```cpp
hipError_t launch_fold_orders(int type, int op, void *const *outs, const void *const *ins, int nins, size_t n,
                              hipStream_t stream) {
    if ((op != SHMEMX_OP_MIN && op != SHMEMX_OP_MAX) || nins < 1 || nins > kMaxFoldInputs || !outs || !ins)
        return hipErrorInvalidValue;
    if (n == 0) return hipSuccess;
    const size_t sz = type_size(type);
    OrdersArgs a{};
    a.nins = nins;
    const uintptr_t off = reinterpret_cast<uintptr_t>(ins[0]) & 15u;
    bool same = sz && (off % sz) == 0;
    for (int k = 0; k < nins; ++k) {
        if (!ins[k] || !outs[k]) return hipErrorInvalidValue;
        a.ins[k] = ins[k];
        a.outs[k] = outs[k];
        same = same && (reinterpret_cast<uintptr_t>(ins[k]) & 15u) == off &&
               (reinterpret_cast<uintptr_t>(outs[k]) & 15u) == off;
    }
    if (same) {
        const size_t E = 16 / sz;
        a.head = std::min(n, ((16 - off) & 15u) / sz);
        a.nvec = (n - a.head) / E;
        a.tail = n - a.head - a.nvec * E;
    } else {
        a.head = n;
    }
    switch (type) {
    case SHMEMX_TYPE_FLOAT: return launch_orders_ops<float>(op, a, n, stream);
    case SHMEMX_TYPE_DOUBLE: return launch_orders_ops<double>(op, a, n, stream);
    case SHMEMX_TYPE_LONGDOUBLE: return launch_orders_ops<ld80>(op, a, n, stream);
    default: return hipErrorInvalidValue;
    }
}

namespace {

struct CopySeg {
    const unsigned char *src;
    unsigned char *dst;
    size_t bytes;
};
struct GatherArgs {
    CopySeg seg[kMaxFoldInputs];
    int nseg;
    unsigned run;
};

constexpr int kGatherUnroll = 8;
constexpr unsigned kGatherRun = 256;

__global__ __launch_bounds__(kBlock) void gather_kernel(GatherArgs a) {
    const unsigned r = blockIdx.x / a.run;
    const CopySeg sg = a.seg[r % a.nseg];
    const size_t bx = (size_t)(r / a.nseg) * a.run + blockIdx.x % a.run, nbx = gridDim.x / a.nseg;
    const size_t tid = bx * kBlock + threadIdx.x;
    const size_t nthr = nbx * kBlock;
    const uintptr_t d = reinterpret_cast<uintptr_t>(sg.dst);
    const uintptr_t s = reinterpret_cast<uintptr_t>(sg.src);
    size_t head = (16 - (d & 15)) & 15;
    if (head > sg.bytes) head = sg.bytes;
    if (((s + head) & 15) != 0) {
        for (size_t i = tid; i < sg.bytes; i += nthr) sg.dst[i] = sg.src[i];
        return;
    }
    const size_t nvec = (sg.bytes - head) / 16;
    const size_t tail0 = head + nvec * 16;
    if (tid < head) sg.dst[tid] = sg.src[tid];
    if (tid < sg.bytes - tail0) sg.dst[tail0 + tid] = sg.src[tail0 + tid];
    const u32x4 *in = reinterpret_cast<const u32x4 *>(sg.src + head);
    u32x4 *out = reinterpret_cast<u32x4 *>(sg.dst + head);
    const size_t step = nthr * kGatherUnroll;
    size_t v = bx * kBlock * kGatherUnroll + threadIdx.x;
    for (; v + (size_t)(kGatherUnroll - 1) * kBlock < nvec; v += step) {
        u32x4 x[kGatherUnroll];
#pragma unroll
        for (int u = 0; u < kGatherUnroll; ++u) x[u] = __builtin_nontemporal_load(in + v + u * kBlock);
#pragma unroll
        for (int u = 0; u < kGatherUnroll; ++u) __builtin_nontemporal_store(x[u], out + v + u * kBlock);
    }
    for (int u = 0; u < kGatherUnroll; ++u) {
        const size_t w = v + (size_t)u * kBlock;
        if (w < nvec) __builtin_nontemporal_store(__builtin_nontemporal_load(in + w), out + w);
    }
}

}

hipError_t launch_gather(const void *const *srcs, void *const *dsts, const size_t *bytes, int nseg,
                         hipStream_t stream) {
    if (nseg < 0 || nseg > kMaxFoldInputs) return hipErrorInvalidValue;
    GatherArgs a{};
    size_t most = 0;
    int k = 0;
    for (int i = 0; i < nseg; ++i) {
        if (!bytes[i]) continue;
        if (!srcs[i] || !dsts[i]) return hipErrorInvalidValue;
        a.seg[k++] = CopySeg{static_cast<const unsigned char *>(srcs[i]),
                             static_cast<unsigned char *>(dsts[i]), bytes[i]};
        most = bytes[i] > most ? bytes[i] : most;
    }
    if (!k) return hipSuccess;
    size_t bx = (most / 16 + (size_t)kBlock * kGatherUnroll - 1) / ((size_t)kBlock * kGatherUnroll);
    if (bx < 1) bx = 1;
    if (bx > 65536) bx = 65536;
    const size_t run = bx < kGatherRun ? bx : kGatherRun;
// ... 9 lines not shown
```

openshmem-async_amd/csrc/fold_ops.h:

```cpp
#pragma once

#include <hip/hip_runtime.h>

#include <climits>
#include <cstdint>
#include <cstdlib>
#include <type_traits>

#include "internal.h"
#include "ld80.h"
#include "shmem_reduce_mi355x.h"

namespace shmx {

namespace {

typedef unsigned int u32x4 __attribute__((ext_vector_type(4)));

struct cplxd { double re, im; };
struct cplxf { float re, im; };

template <typename T> struct Wide { using U = std::make_unsigned_t<T>; };
template <> struct Wide<short> { using U = unsigned int; };

// ... 82 lines not shown
#undef SHMX_FP_OPS

#define SHMX_CPLX_OPS(C, S)                                                    \
    template <> struct Op<C, SHMEMX_OP_SUM> {                                \
        __device__ static C ap(C a, C b) {                                   \
            return C{a.re + b.re, a.im + b.im}; } };                         \
    template <> struct Op<C, SHMEMX_OP_PROD> {                               \
        __device__ static C ap(C a, C b) {                                   \
            C r; cmul<S>(a.re, a.im, b.re, b.im, r.re, r.im); return r; } };
SHMX_CPLX_OPS(cplxd, double)
SHMX_CPLX_OPS(cplxf, float)
#undef SHMX_CPLX_OPS

using x87::ld80;
template <> struct Op<ld80, SHMEMX_OP_SUM> {
    __device__ static ld80 ap(ld80 a, ld80 b) { return x87::add(a, b); } };
template <> struct Op<ld80, SHMEMX_OP_PROD> {
    __device__ static ld80 ap(ld80 a, ld80 b) { return x87::mul(a, b); } };
template <> struct Op<ld80, SHMEMX_OP_MIN> {
    __device__ static ld80 ap(ld80 a, ld80 b) { return x87::less(a, b) ? a : b; } };
template <> struct Op<ld80, SHMEMX_OP_MAX> {
    __device__ static ld80 ap(ld80 a, ld80 b) { return x87::greater(a, b) ? a : b; } };

template <int NT>
__device__ __forceinline__ u32x4 ld16(const u32x4 *p) {
    if constexpr ((NT & 1) != 0) return __builtin_nontemporal_load(p);
    else return *p;
}
template <int NT>
__device__ __forceinline__ void st16(u32x4 *p, u32x4 v) {
    if constexpr ((NT & 2) != 0) __builtin_nontemporal_store(v, p);
    else *p = v;
}

template <typename T, int OP>
__device__ __forceinline__ u32x4 apply16(u32x4 a, u32x4 b) {
    constexpr int E = 16 / sizeof(T);
    union U { u32x4 v; T e[E]; };
    U x, y;
    x.v = a;
    y.v = b;
#pragma unroll
    for (int e = 0; e < E; ++e) x.e[e] = Op<T, OP>::ap(x.e[e], y.e[e]);
    return x.v;
}
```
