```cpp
static int gru_bwd_impl(int dtype, const tt_gru_bwd_rec* recs, int nrec, int B, int T, int H, long ldy, long ldd,
                        long ldf, void* stream, int yprev) {
  TT_CHECK_ARG(dtype == TT_DT_F32 || dtype == TT_DT_BF16, "tt_gru_bwd: bad dtype");
  TT_CHECK_ARG(nrec >= 1 && nrec <= 4, "tt_gru_bwd: nrec %d", nrec);
  TT_CHECK_ARG(B > 0 && T > 0 && H > 0, "tt_gru_bwd: bad shape");
  const int esz = dtype == TT_DT_BF16 ? 2 : 4;
  TT_CHECK_ARG(H % 8 == 0 && (ldd * esz) % 16 == 0, "tt_gru_bwd: H=%d (multiple of 8)/ldd=%ld misaligned", H, ldd);
  TT_CHECK_ARG(256L * T * std::max({ldd, ldy, 4L * H}) * esz < (1L << 31), "tt_gru_bwd: tile byte offsets exceed 2 GiB");
  TT_CHECK_ARG(!yprev || (gru_bwd_persistent(dtype, H) && H <= 512),
               "tt_gru_bwd_yprev: the row-owning backward does not apply to this call (tt_gru_yprev_supported)");
  hipStream_t st = (hipStream_t)stream;
  BwdArgs a{};
  for (int i = 0; i < nrec; ++i) {
    const tt_gru_bwd_rec& r = recs[i];
    TT_CHECK_ARG(r.save && r.y && r.whh && r.dgx && r.dgh && r.dhstate && r.dbias_part,
                 "tt_gru_bwd: null pointer in rec %d", i);
    a.r[i] = BwdRec{r.save, r.y, r.dy, r.dfinal, r.whh, r.dgx, r.dgh, r.dhstate, r.dbias_part, r.dir};
    TT_CHECK_HIP(hipMemsetAsync(r.dbias_part, 0, sizeof(float) * 4L * H * tt_gru_bias_rows(B), st));
  }
  a.B = B; a.T = T; a.H = H; a.ldy = ldy; a.ldd = ldd; a.ldf = ldf;
  a.skew = tt::opt(tt::OPT_GRU_BWD_SKEW);
  a.yprev = yprev;
#ifdef TT_DIAG
  if (const char* e = getenv("TT_GRU_DBG")) a.dbg = atoi(e);
#endif
  const int bmr = bwd_rows(B, H, nrec);
  if (gru_bwd_persistent(dtype, H)) {
    TT_CHECK_ARG(128L * T * std::max({ldd, ldy, 4L * H}) * esz < (1L << 31), "tt_gru_bwd: tile offsets exceed 2 GiB");
    const dim3 grid(tt_ceil_div(B, 128) * nrec);
    if (H == 1024) hipLaunchKernelGGL(gru_bwd_rows<1024>, grid, dim3(512), 0, st, a);
    else if (H == 512) hipLaunchKernelGGL(gru_bwd_rows<512>, grid, dim3(512), 0, st, a);
    else hipLaunchKernelGGL(gru_bwd_rows<256>, grid, dim3(512), 0, st, a);
    TT_CHECK_LAUNCH("gru_bwd_rows");
    return 0;
  }
  if (dtype == TT_DT_BF16 && H % 256 == 0 && bmr == 128 && tt::opt(tt::OPT_GRU_BWD_BIG) != 0) {
    const dim3 grid((H / 256) * tt_ceil_div(B, 256) * nrec);
    for (int s = T - 1; s >= 0; --s) {
      a.s = s;
      hipLaunchKernelGGL(gru_bwd_big, grid, dim3(512), 0, st, a);
      TT_CHECK_LAUNCH("gru_bwd_big");
    }
    return 0;
  }
  const int ngrp = (nrec >= 2 && tt::opt(tt::OPT_GRU_BWD_STREAMS) != 1) ? 2 : 1;
  BwdArgs ga[2] = {a, a};
  int gn[2] = {nrec, 0};
  if (ngrp == 2) {
    gn[0] = nrec / 2;
    gn[1] = nrec - gn[0];
    for (int i = 0; i < gn[1]; ++i) ga[1].r[i] = a.r[gn[0] + i];
  }
  hipStream_t gs[2] = {st, st};
  SideStream* side = nullptr;
  if (ngrp == 2) {
    TT_PROPAGATE(side_stream(&side));
    gs[1] = side->s;
    TT_CHECK_HIP(hipEventRecord(side->fork, st));
    TT_CHECK_HIP(hipStreamWaitEvent(side->s, side->fork, 0));
  }
  XcDev* xd = nullptr;
  TT_PROPAGATE(xc_device(&xd));
  long wgs = 0;
  for (int g = 0; g < ngrp; ++g) wgs += (long)tt_ceil_div(H, 128) * tt_ceil_div(B, bmr) * gn[g];
  const int ring = wgs <= xd->cus ? tt::opt(tt::OPT_GRU_STEP_RING) : 2;
  for (int s = T - 1; s >= 0; --s) {
    for (int g = 0; g < ngrp; ++g) {
      ga[g].s = s;
      const dim3 grid(tt_ceil_div(H, 128) * tt_ceil_div(B, bmr) * gn[g]);
      if (dtype == TT_DT_BF16) {
        if (bmr == 64) launch_bwd_step<bf16_t, 64>(ring, grid, gs[g], ga[g]);
        else launch_bwd_step<bf16_t, 128>(ring, grid, gs[g], ga[g]);
      } else {
        if (bmr == 64) launch_bwd_step<float, 64>(ring, grid, gs[g], ga[g]);
        else launch_bwd_step<float, 128>(ring, grid, gs[g], ga[g]);
      }
      TT_CHECK_LAUNCH("gru_bwd_step");
    }
  }
  if (ngrp == 2) {
    TT_CHECK_HIP(hipEventRecord(side->join, side->s));
    TT_CHECK_HIP(hipStreamWaitEvent(st, side->join, 0));
  }
  return 0;
}

extern "C" int tt_gru_bwd(int dtype, const tt_gru_bwd_rec* recs, int nrec, int B, int T, int H, long ldy,
                          long ldd, long ldf, void* stream) {
  return gru_bwd_impl(dtype, recs, nrec, B, T, H, ldy, ldd, ldf, stream, 0);
}

extern "C" int tt_gru_bwd_yprev(int dtype, const tt_gru_bwd_rec* recs, int nrec, int B, int T, int H, long ldy,
                                long ldd, long ldf, void* stream) {
  return gru_bwd_impl(dtype, recs, nrec, B, T, H, ldy, ldd, ldf, stream, 1);
}
```

two_towers_amd/csrc/tt_head.hip:

```cpp
#include <algorithm>
#include <climits>

#include "tt_api.h"
#include "tt_common.h"

namespace {

constexpr int LN_MAXC = 16;

template <typename T, typename TO>
__global__ __launch_bounds__(256) void ln_relu_fwd_kernel(const T* __restrict__ x, long rows, int C,
                                                          const float* __restrict__ gam,
                                                          const float* __restrict__ bet, float eps,
                                                          TO* __restrict__ u, float* __restrict__ mean,
                                                          float* __restrict__ rstd, uint32_t drop_seed,
                                                          uint32_t drop_thresh, float inv_keep) {
  const long row = (long)blockIdx.x * 4 + (threadIdx.x >> 6);
  const int lane = threadIdx.x & 63;
  if (row >= rows) return;
  const T* xr = x + row * C;
  float v[LN_MAXC];
  float s = 0.f;
#pragma unroll
  for (int q = 0; q < LN_MAXC; ++q) {
    const int c = lane + 64 * q;
    v[q] = c < C ? Elt<T>::ld(xr + c) : 0.f;
    s += v[q];
  }
  const float mu = wave_sum(s) / C;
  float ss = 0.f;
#pragma unroll
  for (int q = 0; q < LN_MAXC; ++q) {
    const int c = lane + 64 * q;
    const float d = c < C ? v[q] - mu : 0.f;
    ss += d * d;
  }
  const float rs = rsqrtf(wave_sum(ss) / C + eps);
#pragma unroll
  for (int q = 0; q < LN_MAXC; ++q) {
    const int c = lane + 64 * q;
    if (c < C) {
      float o = fmaxf((v[q] - mu) * rs * gam[c] + bet[c], 0.f);
      if (drop_thresh) o *= tt_dropout_scale(drop_seed, (uint32_t)row, (uint32_t)c, drop_thresh, inv_keep);
      Elt<TO>::st(u + row * C + c, o);
    }
  }
  if (lane == 0) {
    mean[row] = mu;
    rstd[row] = rs;
  }
}
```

= = = = =

[Task details]
Lines holding the string "side" are the answer; copy each one from the listing above.

[Completed exercise]
  SideStream* side = nullptr;
    TT_PROPAGATE(side_stream(&side));
    gs[1] = side->s;
    TT_CHECK_HIP(hipEventRecord(side->fork, st));
    TT_CHECK_HIP(hipStreamWaitEvent(side->s, side->fork, 0));
    TT_CHECK_HIP(hipEventRecord(side->join, side->s));
    TT_CHECK_HIP(hipStreamWaitEvent(st, side->join, 0));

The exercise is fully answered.